§ **RECORDS FOR THIS EXERCISE**:
## Walk remaining point sets in-block with per-hypothesis early termination in pruned scoring

In the pruned-list scoring passes, each block now walks every remaining point-set group itself instead of spreading them across grid.y. It keeps running inlier counts per hypothesis in shared memory and drops a hypothesis once its count plus the remaining points cannot reach the stage threshold. Survivors are compacted in shared memory, so later groups score fewer hypotheses, and the block exits when none remain. This trades grid-level parallelism over point sets for skipped work, and it replaces atomics with direct stores because each hypothesis chunk is owned by a single block.

```diff
diff --git a/vo_single_camera_sos_amd/csrc/ransac.hip b/vo_single_camera_sos_amd/csrc/ransac.hip
--- a/vo_single_camera_sos_amd/csrc/ransac.hip
+++ b/vo_single_camera_sos_amd/csrc/ransac.hip
@@ -313,7 +313,7 @@
     const double* __restrict__ cam_off, const double* __restrict__ cam_rot, const int32_t* __restrict__ n_arr,
     int stride, int H, int hchunk, int hspan, double thr, int fast_ok, const double* __restrict__ hyp,
     int32_t* __restrict__ counts, int set_lo, int set_hi, int hsplit, const int32_t* __restrict__ alive_idx,
-    const int32_t* __restrict__ n_alive, const int32_t* __restrict__ split_arr) {
+    const int32_t* __restrict__ n_alive, const int32_t* __restrict__ split_arr, const int32_t* __restrict__ stage_state) {
   static_assert(!T1 || (IDENT && PPT <= 4), "tier 1 is written for the identity-rotation form");
   SOSVO_LATENCY_BOUND_PRIO();
   constexpr bool KEEP = !T1;
@@ -323,8 +323,10 @@
   __shared__ int sidx[kScoreHypChunkMax];
   __shared__ int srec[kScoreHypChunkMax];
   __shared__ float shyp32[T1 ? kScoreHypChunkMax : 1][16];
+  __shared__ int sbase[T1 ? kScoreHypChunkMax : 1];
   const int tid = threadIdx.x, b = blockIdx.z;
   const int n = min(n_arr[b], stride);
+  const bool walk = T1 && alive_idx != nullptr;
   const int Hb = alive_idx ? n_alive[b] : H;
   const int xspan = alive_idx ? (int)((blockIdx.x + blockIdx.z) % gridDim.x) : (int)blockIdx.x;
   if (xspan * hspan >= Hb) return;
@@ -334,11 +336,11 @@
   const int nsets = send - sbeg;
   const int bcap = hsplit ? PPT : (kThreads / 64) * PPT;
   const int nb = (nsets + bcap - 1) / bcap;
-  if ((int)blockIdx.y >= nb) return;
+  const int yb0 = walk ? 0 : (int)blockIdx.y, yb1 = walk ? nb : yb0 + 1;
+  if (yb0 >= nb) return;
   const int spb = (nsets + nb - 1) / nb;
-  const int set0 = hsplit ? sbeg + ((int)blockIdx.y * nsets) / nb : sbeg + (int)blockIdx.y * spb;
-  const int set1 = hsplit ? sbeg + (((int)blockIdx.y + 1) * nsets) / nb : min(set0 + spb, send);
-  const int p0 = set_at(set0) * 64;
+  const int Lb = walk ? stage_state[2 * b] : 0;
+  int nok = 0;
 
   double fx[KEEP ? PPT : 1], fy[KEEP ? PPT : 1], fz[KEEP ? PPT : 1];
   double px[KEEP ? PPT : 1], py[KEEP ? PPT : 1], pz[KEEP ? PPT : 1];
@@ -348,10 +350,20 @@
   int rowi[PPT];
   double Rc[IDENT ? 1 : 9];
   const int wave = __builtin_amdgcn_readfirstlane(tid >> 6), lane = tid & 63;
-  const int wslot = (wave + blockIdx.x + blockIdx.y + blockIdx.z) & (kThreads / 64 - 1);
-  const int jstep = hsplit ? kThreads / 64 : 1, jbeg = hsplit ? wslot : 0;
+  const int wrot = wave + blockIdx.x + blockIdx.z;
+  const int jstep = hsplit ? kThreads / 64 : 1;
   const size_t base = (size_t)b * stride;
   unsigned long long vmask[PPT];
+  const double c1 = 1.0 - thr;
+  const double c2 = c1 * c1;
+  const double c2hi = c2 * (1.0 + 1e-9), c2lo = c2 * (1.0 - 1e-9);
+  const float c2hs = (float)((c2 + kTier1QBand) * (1.0 + 1e-6)), c2ls = (float)((c2 - kTier1QBand) * (1.0 - 1e-6));
+  for (int yb = yb0; yb < yb1; ++yb) {
+  const int set0 = hsplit ? sbeg + (yb * nsets) / nb : sbeg + yb * spb;
+  const int set1 = hsplit ? sbeg + ((yb + 1) * nsets) / nb : min(set0 + spb, send);
+  const int p0 = set_at(set0) * 64;
+  const int wslot = (wrot + yb) & (kThreads / 64 - 1);
+  const int jbeg = hsplit ? wslot : 0;
   int nlive_v = 0;
 #pragma unroll
   for (int r = 0; r < PPT; ++r) {
@@ -386,42 +398,45 @@
     }
   }
   const int nlive = __builtin_amdgcn_readfirstlane(nlive_v);
-  const double c1 = 1.0 - thr;
-  const double c2 = c1 * c1;
-  const double c2hi = c2 * (1.0 + 1e-9), c2lo = c2 * (1.0 - 1e-9);
-  const float c2hs = (float)((c2 + kTier1QBand) * (1.0 + 1e-6)), c2ls = (float)((c2 - kTier1QBand) * (1.0 - 1e-6));
   const int hend = min(Hb, (xspan + 1) * hspan);
   for (int h0 = xspan * hspan; h0 < hend; h0 += hchunk) {
   const int h1 = min(hend, h0 + hchunk);
-  for (int k = tid; k < kScoreHypChunkMax; k += kThreads) lcnt[k] = 0;
   const int nh = h1 - h0;
   const double* hb = hyp + (size_t)b * H * kHypDoubles;
-  static_assert(kScoreHypChunkMax == 128, "two words of solved-hypothesis flags");
+  static_assert(kScoreHypChunkMax == 128 && kThreads == 2 * kScoreHypChunkMax, "two words of flags, two threads an entry");
+  if (!walk || yb == 0) {
+  int ts = tid;
+  asm volatile("" : "+v"(ts));
+  for (int k = ts; k < kScoreHypChunkMax; k += kThreads) lcnt[k] = 0;
   if (wave < 2) {
-    const int hh = wave * 64 + lane;
+    const int hh = ts;
     const int rec = hh < nh ? (alive_idx ? alive_idx[(size_t)b * H + h0 + hh] : h0 + hh) : 0;
     const double r00 = hh < nh ? hb[(size_t)rec * kHypDoubles] : 0.0;
     const unsigned long long okb = __ballot(hh < nh && r00 == r00);
-    if (lane == 0) sok[wave] = okb;
+    if ((ts & 63) == 0) sok[wave] = okb;
     srec[hh] = rec;
   }
   __syncthreads();
   const unsigned long long ok0 = sok[0], ok1 = sok[1];
-  const int nok = __builtin_amdgcn_readfirstlane(__popcll(ok0) + __popcll(ok1));
-  for (int k = tid; k < nh * 12; k += kThreads) {
+  nok = __builtin_amdgcn_readfirstlane(__popcll(ok0) + __popcll(ok1));
+  for (int k = ts; k < nh * 12; k += kThreads) {
     const int hh = k / 12, e = k - hh * 12;
     const unsigned long long w = hh < 64 ? ok0 : ok1;
     if ((w >> (hh & 63)) & 1ULL) {
       const int pos = __popcll(w & ((1ULL << (hh & 63)) - 1ULL)) + (hh < 64 ? 0 : __popcll(ok0));
       const int rec = srec[hh];
       shyp[pos][e] = hb[(size_t)rec * kHypDoubles + (e < 9 ? e : e + 3)];
-      if (e == 0) sidx[pos] = rec;
+      if (e == 0) {
+        sidx[pos] = rec;
+        if (walk) sbase[T1 ? pos : 0] = counts[(size_t)b * H + rec];
+      }
     }
   }
   __syncthreads();
   if (T1) {
-    for (int pos = tid; pos < nok; pos += kThreads) score_tier1_hyp(shyp[pos], shyp32[pos]);
+    for (int pos = ts; pos < nok; pos += kThreads) score_tier1_hyp(shyp[pos], shyp32[pos]);
     __syncthreads();
+  }
   }
 
   auto tier2 = [&](auto nl, const int j, const unsigned long long* und1) -> int {
@@ -438,7 +453,9 @@
         Fx = fx[r], Fy = fy[r], Fz = fz[r], Px = px[r], Py = py[r], Pz = pz[r];
         Ox = ox[r], Oy = oy[r], Oz = oz[r];
       } else {
-        const size_t row = base + rowi[r];
+        int ri = rowi[r];
+        asm volatile("" : "+v"(ri));
+        const size_t row = base + ri;
         Fx = f[3 * row + 0], Fy = f[3 * row + 1], Fz = f[3 * row + 2];
         Px = p[3 * row + 0], Py = p[3 * row + 1], Pz = p[3 * row + 2];
         const double* o = cam ? cam_off + 3 * cam[row] : kZero3;
@@ -537,9 +554,64 @@
   else if (nlive == 2) hyp_loop(std::integral_constant<int, 2>{});
   else if (nlive == 1) hyp_loop(std::integral_constant<int, 1>{});
   __syncthreads();
-  for (int k = tid; k < nok; k += kThreads) {
-    const int v = lcnt[k];
-    if (v) atomicAdd(&counts[(size_t)b * H + sidx[k]], v);
+  if (!walk) {
+    for (int k = tid; k < nok; k += kThreads) {
+      const int v = lcnt[k];
+      if (v) atomicAdd(&counts[(size_t)b * H + sidx[k]], v);
+    }
+  } else if constexpr (T1) {
+    const bool lastb = yb + 1 == yb1;
+    const int rest = 64 * (nset_all - set1);
+    int t = tid;
+    asm volatile("" : "+v"(t));
+    const int tl = t & 63;
+    int run = 0, rec = 0;
+    bool keep = false;
+    if (wave < 2) {
+      const bool valid = t < nok;
+      const int add = lcnt[t];
+      run = sbase[t] + add, rec = sidx[t];
+      keep = valid && !lastb && run + rest >= Lb;
+      if (valid && !keep) counts[(size_t)b * H + rec] = run;
+      const unsigned long long kb = __ballot(keep);
+      if (tl == 0) sok[wave] = kb;
+      lcnt[t] = 0;
+    }
+    if (!lastb) {
+      __syncthreads();
+      const unsigned long long kw0 = sok[0], kw1 = sok[1];
+      const int nkeep = __builtin_amdgcn_readfirstlane(__popcll(kw0) + __popcll(kw1));
+      if (nkeep == 0) return;
+      if (nkeep == nok) {
+        if (wave < 2) sbase[t] = run;
+      } else {
+        const int e = t >> 1, half = t & 1;
+        const unsigned long long w = e < 64 ? kw0 : kw1;
+        const bool mine = (w >> (e & 63)) & 1ULL;
+        const int to = __popcll(w & ((1ULL << (e & 63)) - 1ULL)) + (e < 64 ? 0 : __popcll(kw0));
+        double md[6];
+        float ms[8];
+#pragma unroll
+        for (int i = 0; i < 6; ++i) md[i] = shyp[e][6 * half + i];
+#pragma unroll
+        for (int i = 0; i < 8; ++i) ms[i] = shyp32[T1 ? e : 0][8 * half + i];
+        __syncthreads();
+        if (mine) {
+#pragma unroll
+          for (int i = 0; i < 6; ++i) shyp[to][6 * half + i] = md[i];
+#pragma unroll
+          for (int i = 0; i < 8; ++i) shyp32[T1 ? to : 0][8 * half + i] = ms[i];
+        }
+        if (keep) {
+          const int pos = __popcll((wave ? kw1 : kw0) & ((1ULL << tl) - 1ULL)) + (wave ? __popcll(kw0) : 0);
+          sbase[pos] = run;
+          sidx[pos] = rec;
+        }
+        nok = nkeep;
+      }
+      __syncthreads();
+    }
+  }
   }
   }
 }
@@ -1007,7 +1079,7 @@
   static const int kStagePlan[] = {SOSVO_STAGE_PLAN};
   const bool prune = t1 && adaptive == 0 && hyp_counts == nullptr && !epnp && !twopt && stride >= 64 * kPruneMinSets &&
                      nprob >= kPruneMinProblems;
-#define SOSVO_SCORE_ARGS grid, dim3(kThreads), 0, ctx->stream, f, p, cam, cam_off, cam_rot, n, stride, H, hchunk, hspan, thr, fast_ok, hyp, counts, 0, INT_MAX, 0, (const int32_t*)nullptr, (const int32_t*)nullptr, (const int32_t*)nullptr
+#define SOSVO_SCORE_ARGS grid, dim3(kThreads), 0, ctx->stream, f, p, cam, cam_off, cam_rot, n, stride, H, hchunk, hspan, thr, fast_ok, hyp, counts, 0, INT_MAX, 0, (const int32_t*)nullptr, (const int32_t*)nullptr, (const int32_t*)nullptr, (const int32_t*)nullptr
   if (prune) {
     const int capsets = cdiv(stride, 64);
     const bool staged = stride >= 64 * kStageMinSets;
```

§ **WHAT YOU NEED TO DO**: The count alone is needed: how many lines of these entries contain the word "wslot"?

§ **SOLVED PROBLEM**: 4